Your task:
Gather every line of the entries that includes the word "offsets".

[Stored items]
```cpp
static int rasterize_forward_impl(segs_alloc_fn geometry_alloc, void* geometry_ctx, segs_alloc_fn binning_alloc, void* binning_ctx,
                           segs_alloc_fn image_alloc, void* image_ctx, int P, int D, int M, const float* background,
                           int width, int height, const float* means3D, const float* shs, const float* colors_precomp,
                           const float* opacities, const float* scales, float scale_modifier, const float* rotations,
                           const float* cov3D_precomp, const float* viewmatrix, const float* projmatrix,
                           const float* cam_pos, float tan_fovx, float tan_fovy, int prefiltered, float* out_color,
                           int* radii, const segs_depth_outputs* dout, void* stream, int* num_rendered) {
  (void)prefiltered;
  hipStream_t st = (hipStream_t)stream;
  if (!geometry_alloc || !binning_alloc || !image_alloc) return fail(SEGS_ERR_INVALID_ARGUMENT, "null allocator callback");
  if (P < 0 || width <= 0 || height <= 0) return fail(SEGS_ERR_INVALID_ARGUMENT, "bad P / image size");
  if (P > MAX_GAUSSIANS) return fail(SEGS_ERR_INVALID_ARGUMENT, "P exceeds 2^28 Gaussians (sort values carry a 4-bit quadrant mask)");
  if (!background || !out_color || !viewmatrix || !projmatrix || !num_rendered) return fail(SEGS_ERR_INVALID_ARGUMENT, "null required pointer");
// ... 121 lines not shown
  Geom G = geom_at(geom_buffer, P, geom_rows);
  if (!radii) radii = G.radii_internal();
  const ImageLayout IL = image_layout(width, height);
  const BinningLayout BL = binning_layout(R);
  char* img = align_ptr(image_buffer);
  char* bin = align_ptr(binning_buffer);
  const uint32_t gx = (width + TILE_X - 1) / TILE_X, gy = (height + TILE_Y - 1) / TILE_Y;
  const float focal_y = height / (2.0f * tan_fovy), focal_x = width / (2.0f * tan_fovx);

  if (!self_clean) { PROF(K_MEMSET);
  HIP_TRY(hipMemsetAsync(G.gacc(), 0, (size_t)P * GACC_DWORDS * 4, st));
  }
  const float* dL_ddepth = dgrad ? dgrad->dL_ddepth : nullptr;
  const float* dL_dalpha = dgrad ? dgrad->dL_dalpha : nullptr;
  const bool depth_form = dL_ddepth || dL_dalpha;
  if (R > 0 && depth_form) {
    { PROF(K_RENDER_BWD);
    render_bwd_depth_kernel<<<(gx * gy + 7) / 8 * 32, 64, 0, st>>>((const uint2*)(img + IL.ranges), (const uint32_t*)(bin + BL.vals[0]), width,
                                                                  height, G.rec(), background, (const float*)(img + IL.final_T),
                                                                  (const uint32_t*)(img + IL.n_contrib), dL_dpix, G.gacc(), gx * gy,
                                                                  dL_ddepth, dL_dalpha);
    }
    LAUNCH_TRY("render_bwd_depth_kernel");
  } else if (R > 0) {
    { PROF(K_RENDER_BWD);
    static const bool mfma_env = [] { const char* e = getenv("SEGS_RENDER_BWD_MFMA"); return e && e[0] == '1'; }();
    ((mfma_env || (g_flags & SEGS_RASTER_MFMA_MOMENTS)) ? render_bwd_mfma_kernel : render_bwd_kernel)<<<(gx * gy + 7) / 8 * 32, 64, 0, st>>>((const uint2*)(img + IL.ranges), (const uint32_t*)(bin + BL.vals[0]), width,
                                                    height, G.rec(), background, (const float*)(img + IL.final_T),
                                                    (const uint32_t*)(img + IL.n_contrib), dL_dpix, G.gacc(), gx * gy);
    }
    LAUNCH_TRY("render_bwd_kernel");
  }
  { PROF(K_PREPROCESS_BWD);
  auto* const kernel = cam_live ? (dL_ddepth ? preprocess_bwd_kernel<true, true> : preprocess_bwd_kernel<false, true>)
                                : (dL_ddepth ? preprocess_bwd_kernel<true, false> : preprocess_bwd_kernel<false, false>);
  kernel<<<G.L.nblocks, 256, 0, st>>>(P, means3D, radii, cov3D_precomp ? nullptr : scales, rotations,
                                                     scale_modifier, cov3D_precomp, viewmatrix, projmatrix, focal_x, focal_y,
                                                     tan_fovx, tan_fovy, G.gacc(), (float)width, (float)height, dL_dmean2D, dL_dconic, dL_dopacity, dL_dcolor,
                                                     dL_dmean3D, dL_dcov3D, dL_dscale, dL_drot, self_clean ? 1 : 0, nullptr,
                                                     cam_live ? camera_partials(cam) : nullptr);
  LAUNCH_TRY("preprocess_bwd_kernel");
  if (cam_live)
    if (int rc = camera_grads_finish(cam, G.L.nblocks, st)) return rc;
  }
  if (shs) {
    sh_backward_kernel<<<G.L.nblocks, 256, 0, st>>>(P, means3D, radii, shs, D, M, campos, G.clamped(), dL_dcolor, dL_dmean3D, dL_dsh);
    LAUNCH_TRY("sh_backward_kernel");
  }
  return SEGS_OK;
}

int segs_rasterize_backward(int P, int D, int M, int R, const float* background, int width, int height,
                            const float* means3D, const float* shs, const float* colors_precomp, const float* scales,
                            float scale_modifier, const float* rotations, const float* cov3D_precomp,
                            const float* viewmatrix, const float* projmatrix, const float* campos, float tan_fovx,
// ... 151 lines not shown

int segs_debug_preprocess_backward(int P, int width, int height, const float* means3D, const int* radii, const float* scales,
                                   float scale_modifier, const float* rotations, const float* cov3D_precomp,
                                   const float* viewmatrix, const float* projmatrix, float tan_fovx, float tan_fovy,
                                   const float* dL_dmean2D, const float* dL_dconic, float* dL_dmean3D, float* dL_dcov3D,
                                   float* dL_dscale, float* dL_drot, void* stream) {
  hipStream_t st = (hipStream_t)stream;
  if (P <= 0) return SEGS_OK;
  if (!means3D || !radii || !viewmatrix || !projmatrix || !dL_dmean2D || !dL_dconic || !dL_dmean3D || !dL_dcov3D)
    return fail(SEGS_ERR_INVALID_ARGUMENT, "null pointer");
  const float focal_y = height / (2.0f * tan_fovy), focal_x = width / (2.0f * tan_fovx);
  preprocess_bwd_kernel<false, false><<<(P + 255) / 256, 256, 0, st>>>(P, means3D, radii, cov3D_precomp ? nullptr : scales, rotations,
                                                         scale_modifier, cov3D_precomp, viewmatrix, projmatrix, focal_x, focal_y,
                                                         tan_fovx, tan_fovy, nullptr, (float)width, (float)height, const_cast<float*>(dL_dmean2D),
                                                         const_cast<float*>(dL_dconic), nullptr, nullptr, dL_dmean3D, dL_dcov3D,
                                                         dL_dscale, dL_drot, 0, nullptr, nullptr);
  LAUNCH_TRY("preprocess_bwd_kernel");
  return SEGS_OK;
}

int segs_debug_preprocess_backward_camera(int P, int width, int height, const float* means3D, const int* radii, const float* scales,
                                          float scale_modifier, const float* rotations, const float* cov3D_precomp,
                                          const float* viewmatrix, const float* projmatrix, float tan_fovx, float tan_fovy,
                                          const float* dL_dmean2D, const float* dL_dconic, float* dL_dmean3D, float* dL_dcov3D,
                                          float* dL_dscale, float* dL_drot, const float* dL_dz, const segs_camera_grads* camera_grads,
                                          void* stream) {
  if (!camera_grads)
    return segs_debug_preprocess_backward(P, width, height, means3D, radii, scales, scale_modifier, rotations, cov3D_precomp, viewmatrix,
                                          projmatrix, tan_fovx, tan_fovy, dL_dmean2D, dL_dconic, dL_dmean3D, dL_dcov3D, dL_dscale, dL_drot,
                                          stream);
  hipStream_t st = (hipStream_t)stream;
  bool cam_live = false;
  if (int rc = camera_grads_begin(camera_grads, nullptr, P <= 0, st, &cam_live)) return rc;
  if (P <= 0) return SEGS_OK;
  if (!means3D || !radii || !viewmatrix || !projmatrix || !dL_dmean2D || !dL_dconic || !dL_dmean3D || !dL_dcov3D)
    return fail(SEGS_ERR_INVALID_ARGUMENT, "null pointer");
  const float focal_y = height / (2.0f * tan_fovy), focal_x = width / (2.0f * tan_fovx);
  const int nblocks = (P + 255) / 256;
  (dL_dz ? preprocess_bwd_kernel<true, true> : preprocess_bwd_kernel<false, true>)<<<nblocks, 256, 0, st>>>(
      P, means3D, radii, cov3D_precomp ? nullptr : scales, rotations, scale_modifier, cov3D_precomp, viewmatrix, projmatrix, focal_x,
      focal_y, tan_fovx, tan_fovy, nullptr, (float)width, (float)height, const_cast<float*>(dL_dmean2D), const_cast<float*>(dL_dconic),
      nullptr, nullptr, dL_dmean3D, dL_dcov3D, dL_dscale, dL_drot, 0, dL_dz, camera_partials(camera_grads));
  LAUNCH_TRY("preprocess_bwd_kernel");
  return camera_grads_finish(camera_grads, nblocks, st);
}

int segs_sort_pairs(const uint64_t* keys_in, const uint32_t* vals_in, uint64_t* keys_out, uint32_t* vals_out, int n,
                    int end_bit, char* temp, void* stream) {
  hipStream_t st = (hipStream_t)stream;
  if (n < 0 || end_bit <= 0 || end_bit > 64) return fail(SEGS_ERR_INVALID_ARGUMENT, "bad n / end_bit");
  if (n == 0) return SEGS_OK;
  if (!keys_in || !vals_in || !keys_out || !vals_out || !temp) return fail(SEGS_ERR_INVALID_ARGUMENT, "null pointer");
  const BinningLayout BL = binning_layout(n);
  char* bin = align_ptr(temp);
  const int passes = (end_bit + 7) / 8;
  const int side = passes & 1;
  HIP_TRY(hipMemcpyAsync(bin + BL.keys[side], keys_in, (size_t)n * 8, hipMemcpyDeviceToDevice, st));
// ... 235 lines not shown
```

segs-slam_amd/csrc/gs_layout.h:

```cpp
#pragma once
#include <algorithm>
#include <cstddef>
#include <cstdint>

namespace segs {

constexpr int TILE_X = 16;
constexpr int TILE_Y = 16;
constexpr int NUM_CHANNELS = 3;

constexpr float LOG2E = 1.4426950408889634f;

constexpr int REC_DWORDS = 16;
enum RecField { REC_X = 0, REC_Y, REC_A2, REC_B2, REC_C2, REC_O, REC_R, REC_G, REC_B, REC_DEPTH, REC_RECT_MIN, REC_RECT_MAX, REC_CA, REC_CB, REC_CC };

struct BinInfo { uint32_t depth_bits, rect_min, rect_max, tiles_touched; };
constexpr uint32_t ID_BITS = 28;
constexpr uint32_t ID_MASK = (1u << ID_BITS) - 1u;
constexpr int MAX_GAUSSIANS = 1 << ID_BITS;

constexpr int GACC_DWORDS = 16;

constexpr size_t ALIGN = 256;
inline size_t align_up(size_t v, size_t a = ALIGN) { return (v + a - 1) / a * a; }

struct GeomLayout {
  size_t rec, bin, offsets, radii_internal, block_sums, clamped, num_rendered, gacc, touched, total;
  int P, nblocks;
};
inline GeomLayout geom_layout(int P) {
  GeomLayout g{};
  g.P = P;
  g.nblocks = (P + 255) / 256;
  size_t o = 0;
  g.rec = o;            o = align_up(o + (size_t)P * REC_DWORDS * 4);
  g.bin = o;            o = align_up(o + (size_t)P * sizeof(BinInfo));
  g.offsets = o;        o = align_up(o + (size_t)P * 4);
  g.radii_internal = o; o = align_up(o + (size_t)P * 4);
  g.block_sums = o;     o = align_up(o + (size_t)(g.nblocks + 1) * 4 * 3);
  g.clamped = o;        o = align_up(o + (size_t)P * 4);
  g.num_rendered = o;   o = align_up(o + 64);
  g.gacc = o;           o = align_up(o + (size_t)P * GACC_DWORDS * 4);
  g.touched = o;        o = align_up(o + (size_t)P * 4);
  g.total = o + ALIGN;
  return g;
}

struct ImageLayout {
  size_t ranges, final_T, n_contrib, total;
};
inline ImageLayout image_layout(int W, int H) {
  ImageLayout l{};
  const size_t tiles = (size_t)((W + TILE_X - 1) / TILE_X) * ((H + TILE_Y - 1) / TILE_Y);
  size_t o = 0;
  l.ranges = o;    o = align_up(o + tiles * 8);
  l.final_T = o;   o = align_up(o + (size_t)W * H * 4);
  l.n_contrib = o; o = align_up(o + (size_t)W * H * 4);
  l.total = o + ALIGN;
// ... 58 lines not shown
```

segs-slam_amd/csrc/kernels.h:

```cpp
#pragma once
#include <hip/hip_runtime.h>
#include <cstdint>
#include "gs_layout.h"

namespace segs {

int set_error(int code, const char* what);
int set_hip_error(hipError_t e, const char* where);


__global__ void preprocess_fwd_kernel(
    int P, const float* __restrict__ means3D, const float* __restrict__ scales, float mod,
    const float* __restrict__ rotations, const float* __restrict__ opacities, const float* __restrict__ colors,
    const float* __restrict__ cov3D_precomp, const float* __restrict__ viewmatrix, const float* __restrict__ projmatrix,
    int W, int H, float tan_fovx, float tan_fovy, float focal_x, float focal_y, uint32_t gx, uint32_t gy,
    int* __restrict__ radii, float* __restrict__ rec, BinInfo* __restrict__ bin, uint32_t* __restrict__ block_sums,
    uint32_t* __restrict__ depth_range, const float* __restrict__ shs, int D, int M, const float* __restrict__ cam_pos,
    uint32_t* __restrict__ clamped, uint32_t flags, uint32_t* __restrict__ depth_keys, uint32_t* __restrict__ depth_vals,
    uint2* __restrict__ ranges, int num_tiles, uint32_t* __restrict__ depth_overflow, uint32_t* __restrict__ touched_dense);
constexpr uint32_t DEPTH_KEY_MIN = 0x3E4CCCCDu;
constexpr int DEPTH_KEY_BITS = 27;
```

Written response:
  size_t rec, bin, offsets, radii_internal, block_sums, clamped, num_rendered, gacc, touched, total;
  g.offsets = o;        o = align_up(o + (size_t)P * 4);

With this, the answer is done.